BRC-20

An experimental Bitcoin token standard using Ordinals inscriptions to create and transfer fungible tokens without smart contracts.

BRC-20 is an experimental token standard that enables fungible tokens to be created and transferred on the Bitcoin blockchain. Inspired by Ethereum’s ERC-20, BRC-20 uses the Ordinals protocol to attach, or “inscribe,” token-related data onto individual satoshis, the smallest units of BTC. Rather than relying on on-chain smart contracts, BRC-20 defines a simple, text-based set of instructions that indexers interpret to track token balances.

How BRC-20 works on Bitcoin

BRC-20 tokens are typically managed through three basic actions: deploying a token, minting a supply, and transferring units between addresses.
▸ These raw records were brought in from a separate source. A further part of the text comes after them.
constexpr int T256_OUT_F32 = 16;
template <bool ROPE, int EPI>
__global__ __launch_bounds__(512, 2) void gemm256_bf16_kernel(GemmParams p_in, RopeFuse rf) {
  GemmParams p = p_in;
  p.epi = (p_in.epi & ICL_EPI_BIAS) | (EPI & (ICL_EPI_GELU | ICL_EPI_RESIDUAL | ICL_EPI_SWIGLU));
  p.out_dtype = (EPI & T256_OUT_F32) ? ICL_F32 : ICL_BF16;
  extern __shared__ __attribute__((aligned(16))) char smem[];
  const int tid = threadIdx.x, lane = tid & 63;
  const int wave = __builtin_amdgcn_readfirstlane(tid >> 6);
  const int wr = wave >> 2, wc = wave & 3;
  int tm, tn;
  block_to_tile(p, blockIdx.x, tm, tn);
  const int m0 = tm * 256, n0 = tn * 256;
  int z = blockIdx.z;
  int nk = p.K >> 6, kt0 = 0;
  const bool slab_out = p.split_k > 1;
  if (p.split_k > 1) {
    kt0 = (int)(((int64_t)z * nk) / p.split_k);
    nk = (int)(((int64_t)(z + 1) * nk) / p.split_k) - kt0;
    p.C = p.ws + (int64_t)z * p.M * p.N;
    p.ldc = p.N;
    p.sC = 0;
    p.epi = 0;
    z = 0;
  }
  const __bf16* A = p.A + (int64_t)z * p.sA + (int64_t)kt0 * 64;
  const __bf16* Wk = p.W + (int64_t)kt0 * 64;

  const __bf16* gsrc[2][2][2];
#pragma unroll
  for (int h = 0; h < 2; ++h)
#pragma unroll
    for (int r = 0; r < 2; ++r) {
      const int row = (r * 8 + wave) * 8 + (lane >> 3);
      const int chunk = (lane & 7) ^ ((row >> 1) & 7);
      gsrc[0][h][r] = A + (int64_t)min(m0 + h * 128 + row, p.M - 1) * p.lda + chunk * 8;
      gsrc[1][h][r] = Wk + (int64_t)min(n0 + h * 128 + row, p.N - 1) * p.ldw + chunk * 8;
    }
  auto stage = [&](int bo, int which, int h, int kt) {
    const int64_t koff = (int64_t)min(kt, nk - 1) * 64;
    char* base = smem + bo + (which * 2 + h) * T256_REGION + wave * 1024;
    __builtin_amdgcn_global_load_lds((gptr_t)(gsrc[which][h][0] + koff), (lptr_t)(base), 16, 0, 0);
    __builtin_amdgcn_global_load_lds((gptr_t)(gsrc[which][h][1] + koff), (lptr_t)(base + 8 * 1024), 16, 0, 0);
  };

  const int fr = lane & 15, fq = lane >> 4;
  const int a_base = (wr * 64 + fr) * 128, b_base = (wc * 32 + fr) * 128;
  const int sw0 = ((0 + fq) ^ (fr >> 1)) * 16, sw1 = ((4 + fq) ^ (fr >> 1)) * 16;

  f32x4 acc[2][2][4][2];
#pragma unroll
  for (int a = 0; a < 2; ++a)
#pragma unroll
    for (int b = 0; b < 2; ++b)
#pragma unroll
      for (int i = 0; i < 4; ++i)
#pragma unroll
        for (int j = 0; j < 2; ++j) acc[a][b][i][j] = f32x4{0.f, 0.f, 0.f, 0.f};
  bf16x8 af[4][2], b0f[2][2], b1f[2][2];
  const bool vecp = vec_path_ok(p);
  const bool interior = vecp && (m0 + 256 <= p.M) && (n0 + 256 <= p.N);
  const bool fold_bias = vecp && (p.epi & ICL_EPI_BIAS);
  constexpr bool fold_res = false;

  auto read_a = [&](int bo, int h) {
    const char* r = smem + bo + h * T256_REGION + a_base;
#pragma unroll
    for (int i = 0; i < 4; ++i) {
      af[i][0] = *(const bf16x8*)(r + i * 2048 + sw0);
      af[i][1] = *(const bf16x8*)(r + i * 2048 + sw1);
    }
  };
  auto read_b = [&](int bo, int h, bf16x8 (&bf)[2][2]) {
    const char* r = smem + bo + (2 + h) * T256_REGION + b_base;
#pragma unroll
    for (int j = 0; j < 2; ++j) {
      bf[j][0] = *(const bf16x8*)(r + j * 2048 + sw0);
      bf[j][1] = *(const bf16x8*)(r + j * 2048 + sw1);
    }
  };
  auto mma = [&](f32x4 (&c)[4][2], bf16x8 (&bf)[2][2]) {
    __builtin_amdgcn_s_setprio(1);
#pragma unroll
    for (int kk = 0; kk < 2; ++kk)
#pragma unroll
      for (int i = 0; i < 4; ++i)
#pragma unroll
        for (int j = 0; j < 2; ++j)
          c[i][j] = __builtin_amdgcn_mfma_f32_16x16x32_bf16(bf[j][kk], af[i][kk], c[i][j], 0, 0, 0);
    __builtin_amdgcn_s_setprio(0);
    __builtin_amdgcn_sched_barrier(0);
    __builtin_amdgcn_s_barrier();
    __builtin_amdgcn_sched_barrier(0);
  };
  auto phase_sync = [&](auto n_tag) {
    constexpr int N = decltype(n_tag)::value;
    if constexpr (N == 8) asm volatile("s_waitcnt vmcnt(8)" ::: "memory");
    else if constexpr (N == 6) asm volatile("s_waitcnt vmcnt(6)" ::: "memory");
    else if constexpr (N == 4) asm volatile("s_waitcnt vmcnt(4)" ::: "memory");
    else if constexpr (N == 2) asm volatile("s_waitcnt vmcnt(2)" ::: "memory");
    else asm volatile("s_waitcnt vmcnt(0)" ::: "memory");
    __builtin_amdgcn_sched_barrier(0);
    __builtin_amdgcn_s_barrier();
    __builtin_amdgcn_sched_barrier(0);
  };
  auto tile = [&](int bo, int t, auto mode) {
    constexpr int MODE = decltype(mode)::value;
    const int bx = bo ^ T256_BUF;
    read_a(bo, 0);
    read_b(bo, 0, b0f);
    if constexpr (MODE != 2) stage(bx, 1, 1, t + 1);
    phase_sync(std::integral_constant<int, MODE == 2 ? 2 : 8>{});
    mma(acc[0][0], b0f);
    read_b(bo, 1, b1f);
    if constexpr (MODE != 2) stage(bx, 0, 1, t + 1);
    phase_sync(std::integral_constant<int, MODE == 2 ? 0 : 8>{});
    mma(acc[0][1], b1f);
    read_a(bo, 1);
    if constexpr (MODE == 0) stage(bo, 0, 0, t + 2);
    phase_sync(std::integral_constant<int, MODE == 0 ? 8 : (MODE == 1 ? 6 : 0)>{});
    mma(acc[1][1], b1f);
    if constexpr (MODE == 0) stage(bo, 1, 0, t + 2);
    phase_sync(std::integral_constant<int, MODE == 0 ? 8 : (MODE == 1 ? 4 : 0)>{});
    mma(acc[1][0], b0f);
  };
  using M0_ = std::integral_constant<int, 0>;
  using M1_ = std::integral_constant<int, 1>;
  using M2_ = std::integral_constant<int, 2>;

  f32x4 bias_f[2][2];
  if (fold_res) {
#pragma unroll
    for (int qa = 0; qa < 2; ++qa)
#pragma unroll
      for (int qb = 0; qb < 2; ++qb)
#pragma unroll
        for (int i = 0; i < 4; ++i)
#pragma unroll
          for (int j = 0; j < 2; ++j) {
            const int m = m0 + qa * 128 + wr * 64 + i * 16 + fr, n = n0 + qb * 128 + wc * 32 + j * 16 + fq * 4;
            if (interior || (m < p.M && n < p.N))
              acc[qa][qb][i][j] = *(const f32x4*)((const float*)p.R + (int64_t)z * p.sR + (int64_t)m * p.ldr + n);
          }
  }
  if (fold_bias) {
#pragma unroll
    for (int qb = 0; qb < 2; ++qb)
#pragma unroll
      for (int j = 0; j < 2; ++j) {
        const int n = n0 + qb * 128 + wc * 32 + j * 16 + fq * 4;
        bias_f[qb][j] = (interior || n < p.N) ? *(const f32x4*)(p.bias + n) : f32x4{0.f, 0.f, 0.f, 0.f};
      }
  }
  __builtin_amdgcn_sched_barrier(0);
  stage(0, 0, 0, 0);
  stage(0, 1, 0, 0);
  stage(0, 1, 1, 0);
  stage(0, 0, 1, 0);
  stage(T256_BUF, 0, 0, 1);
  stage(T256_BUF, 1, 0, 1);
  __builtin_amdgcn_sched_barrier(0);
  if (fold_bias) {
#pragma unroll
    for (int qa = 0; qa < 2; ++qa)
#pragma unroll
      for (int qb = 0; qb < 2; ++qb)
#pragma unroll
        for (int i = 0; i < 4; ++i)
#pragma unroll
          for (int j = 0; j < 2; ++j) acc[qa][qb][i][j] = acc[qa][qb][i][j] + bias_f[qb][j];
  }
  phase_sync(std::integral_constant<int, 8>{});
  if (wr == 1) __builtin_amdgcn_s_barrier();
  const int n_steady = nk - 2;
  int t = 0;
  for (; t + 1 < n_steady; t += 2) {
    tile(0, t, M0_{});
    tile(T256_BUF, t + 1, M0_{});
  }
  if (t < n_steady) {
    tile(0, t, M0_{});
    ++t;
  }
  const int bo = (t & 1) ? T256_BUF : 0;
  tile(bo, t, M1_{});
  tile(bo ^ T256_BUF, t + 1, M2_{});
  if (wr == 0) __builtin_amdgcn_s_barrier();

  const int es_out = p.out_dtype == ICL_BF16 ? 2 : 4;
  const bool rows16 = (((uintptr_t)p.C | (uintptr_t)(p.ldc * es_out) | (uintptr_t)(p.sC * es_out)) & 15) == 0;
  const bool has_res = p.epi & ICL_EPI_RESIDUAL;
  const bool res_rows = has_res && p.res_dtype == ICL_F32 && p.out_dtype == ICL_F32 && !(p.epi & ICL_EPI_SWIGLU) &&
                        (((uintptr_t)p.R | (uintptr_t)(p.ldr * 4) | (uintptr_t)(p.sR * 4)) & 15) == 0;
  if (ROPE || (interior && rows16 && (!has_res || res_rows))) {
    const bool swiglu = p.epi & ICL_EPI_SWIGLU;
    const bool obf = p.out_dtype == ICL_BF16;
    const int out_cols = swiglu ? 128 : 256;
    const int es = obf ? 2 : 4;
    const int pitch = out_cols * es + 16;
    const int chunks_per_row = out_cols * es / 16;
    const int64_t c_col0 = swiglu ? (n0 >> 1) : n0;
    const bool one_round = ROPE || obf;
    f32x4 rrA[16], rrB[16];
    auto load_res_rows = [&](int qa_, f32x4 (&rr)[16]) {
      const char* rbase = (const char*)p.R + ((int64_t)z * p.sR + (int64_t)(m0 + qa_ * 128) * p.ldr + n0) * 4;
#pragma unroll
      for (int it = 0; it < 16; ++it) {
        const int c = tid + it * 512, row = c >> 6, cc = c & 63;
        rr[it] = ICL_EPI_NT & 1 ? __builtin_nontemporal_load((const f32x4*)(rbase + (int64_t)row * p.ldr * 4 + cc * 16))
                                : *(const f32x4*)(rbase + (int64_t)row * p.ldr * 4 + cc * 16);
      }
    };
    if (has_res) load_res_rows(0, rrA);
#pragma unroll
    for (int qa = 0; qa < 2; ++qa) {
      if (qa == 0 || !one_round) __syncthreads();
      const int row_off = one_round ? qa * 128 : 0;
#pragma unroll
      for (int qb = 0; qb < 2; ++qb)
#pragma unroll
        for (int i = 0; i < 4; ++i) {
          const int row = row_off + wr * 64 + i * 16 + fr;
          if (swiglu) {
            f32x4 v;
#pragma unroll
            for (int r = 0; r < 4; ++r) v[r] = silu_f(acc[qa][qb][i][0][r]) * acc[qa][qb][i][1][r];
            const int col = qb * 64 + wc * 16 + fq * 4;
            char* dst = smem + row * pitch + col * es;
            if (obf) *(u32x2*)dst = u32x2{pack_bf16x2(v[0], v[1]), pack_bf16x2(v[2], v[3])};
            else *(f32x4*)dst = v;
          } else {
#pragma unroll
            for (int j = 0; j < 2; ++j) {
              f32x4 v = acc[qa][qb][i][j];
              if (p.epi & ICL_EPI_GELU) {
            v = gelu_erf4(v);
              }
              const int col = qb * 128 + wc * 32 + j * 16 + fq * 4;
              char* dst = smem + row * pitch + col * es;
              if (obf) *(u32x2*)dst = u32x2{pack_bf16x2(v[0], v[1]), pack_bf16x2(v[2], v[3])};
              else *(f32x4*)dst = v;
            }
          }
        }
      if (one_round && qa == 0) continue;
      __syncthreads();
      if constexpr (ROPE) {
        rope_rows(p, rf, smem, pitch, m0, n0, tid);
        continue;
      }
      char* cbase = (char*)p.C + ((int64_t)z * p.sC + (int64_t)(m0 + (one_round ? 0 : qa * 128)) * p.ldc + c_col0) * es;
      const int n_chunks = (one_round ? 256 : 128) * chunks_per_row;
      if (has_res) {
        if (qa == 0) load_res_rows(1, rrB);
        f32x4 (&rr)[16] = qa == 0 ? rrA : rrB;
#pragma unroll
        for (int it = 0; it < 16; ++it) {
          const int c = tid + it * 512, row = c >> 6, cc = c & 63;
          const f32x4 v = *(const f32x4*)(smem + row * pitch + cc * 16) + rr[it];
          if (ICL_EPI_NT & 1) __builtin_nontemporal_store(v, (f32x4*)(cbase + (int64_t)row * p.ldc * 4 + cc * 16));
          else *(f32x4*)(cbase + (int64_t)row * p.ldc * 4 + cc * 16) = v;
        }
      } else {
        const int n_iter = n_chunks >> 9;
        u32x4 v[16];
#pragma unroll
        for (int it = 0; it < 16; ++it)
          if (it < n_iter) {
            const int c = tid + it * 512, row = c / chunks_per_row, cc = c - row * chunks_per_row;
            v[it] = *(const u32x4*)(smem + row * pitch + cc * 16);
          }
#pragma unroll
        for (int it = 0; it < 16; ++it)
          if (it < n_iter) {
            const int c = tid + it * 512, row = c / chunks_per_row, cc = c - row * chunks_per_row;
            if ((ICL_EPI_NT & 2) && !slab_out) __builtin_nontemporal_store(v[it], (u32x4*)(cbase + (int64_t)row * p.ldc * es + cc * 16));
            else *(u32x4*)(cbase + (int64_t)row * p.ldc * es + cc * 16) = v[it];
          }
      }
    }
    return;
  } else if (interior) {
    const bool late_res = (p.epi & ICL_EPI_RESIDUAL) && !fold_res;
#pragma unroll
    for (int qa = 0; qa < 2; ++qa) {
      const int mb = m0 + qa * 128 + wr * 64 + fr;
      if (p.epi & ICL_EPI_SWIGLU) {
#pragma unroll
        for (int i = 0; i < 4; ++i)
#pragma unroll
          for (int qb = 0; qb < 2; ++qb) {
            f32x4 v;
#pragma unroll
            for (int r = 0; r < 4; ++r) v[r] = silu_f(acc[qa][qb][i][0][r]) * acc[qa][qb][i][1][r];
            store_out4(p, (int64_t)z * p.sC + (int64_t)(mb + i * 16) * p.ldc + ((n0 + qb * 128 + wc * 32) >> 1) + fq * 4, v);
          }
        continue;
      }
      f32x4 rv[2][4][2];
      if (late_res) {
#pragma unroll
        for (int qb = 0; qb < 2; ++qb)
#pragma unroll
          for (int i = 0; i < 4; ++i)
#pragma unroll
            for (int j = 0; j < 2; ++j)
              rv[qb][i][j] = load_res4(p, (int64_t)z * p.sR + (int64_t)(mb + i * 16) * p.ldr + n0 + qb * 128 + wc * 32 + j * 16 + fq * 4);
      }
#pragma unroll
      for (int qb = 0; qb < 2; ++qb)
#pragma unroll
        for (int i = 0; i < 4; ++i)
#pragma unroll
          for (int j = 0; j < 2; ++j) {
            f32x4 v = acc[qa][qb][i][j];
            if (p.epi & ICL_EPI_GELU) {
            v = gelu_erf4(v);
            }
            if (late_res) v = v + rv[qb][i][j];
            store_out4(p, (int64_t)z * p.sC + (int64_t)(mb + i * 16) * p.ldc + n0 + qb * 128 + wc * 32 + j * 16 + fq * 4, v);
          }
    }
    return;
  }

  GemmParams q = p;
  if (fold_bias) q.epi &= ~ICL_EPI_BIAS;
  if (fold_res) q.epi &= ~ICL_EPI_RESIDUAL;
#pragma unroll
  for (int qa = 0; qa < 2; ++qa)
#pragma unroll
    for (int i = 0; i < 4; ++i) {
      const int m = m0 + qa * 128 + wr * 64 + i * 16 + fr;
#pragma unroll
      for (int qb = 0; qb < 2; ++qb) {
        const int nt = n0 + qb * 128 + wc * 32;
        if (p.epi & ICL_EPI_SWIGLU) {
          epi_store_swiglu(q, z, m, nt, fq * 4, acc[qa][qb][i][0], acc[qa][qb][i][1]);
        } else {
          epi_store4(q, z, m, nt + fq * 4, acc[qa][qb][i][0]);
          epi_store4(q, z, m, nt + 16 + fq * 4, acc[qa][qb][i][1]);
        }
      }
    }
}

These actions are encoded in inscription data and recorded in Bitcoin transactions. Because Bitcoin itself does not natively understand BRC-20 logic, wallets and marketplaces depend on off-chain indexers to read inscriptions, apply the standard’s rules, and present balances to users. In practice, this means the “token state” is reconstructed by scanning the chain, rather than executed by a smart contract.

What makes BRC-20 different from ERC-20

Unlike ERC-20 tokens on Ethereum, BRC-20 tokens do not offer programmable features such as automated swaps, lending logic, or complex permissions directly on-chain. Their functionality is comparatively limited and can be resource-intensive, since each action requires Bitcoin block space. Support can also vary across tools, because different indexers may implement edge cases differently.

Use cases, trade-offs, and why it matters

BRC-20 brought a new wave of experimentation to Bitcoin, including token trading and early attempts to integrate Bitcoin-based assets into broader crypto applications. At the same time, it highlights trade-offs around scalability, standards coordination, and reliance on indexing infrastructure. Understanding BRC-20 matters because it shows how Bitcoin can support new asset models, while revealing the technical and economic constraints of building tokens on a chain optimized for secure, simple payments.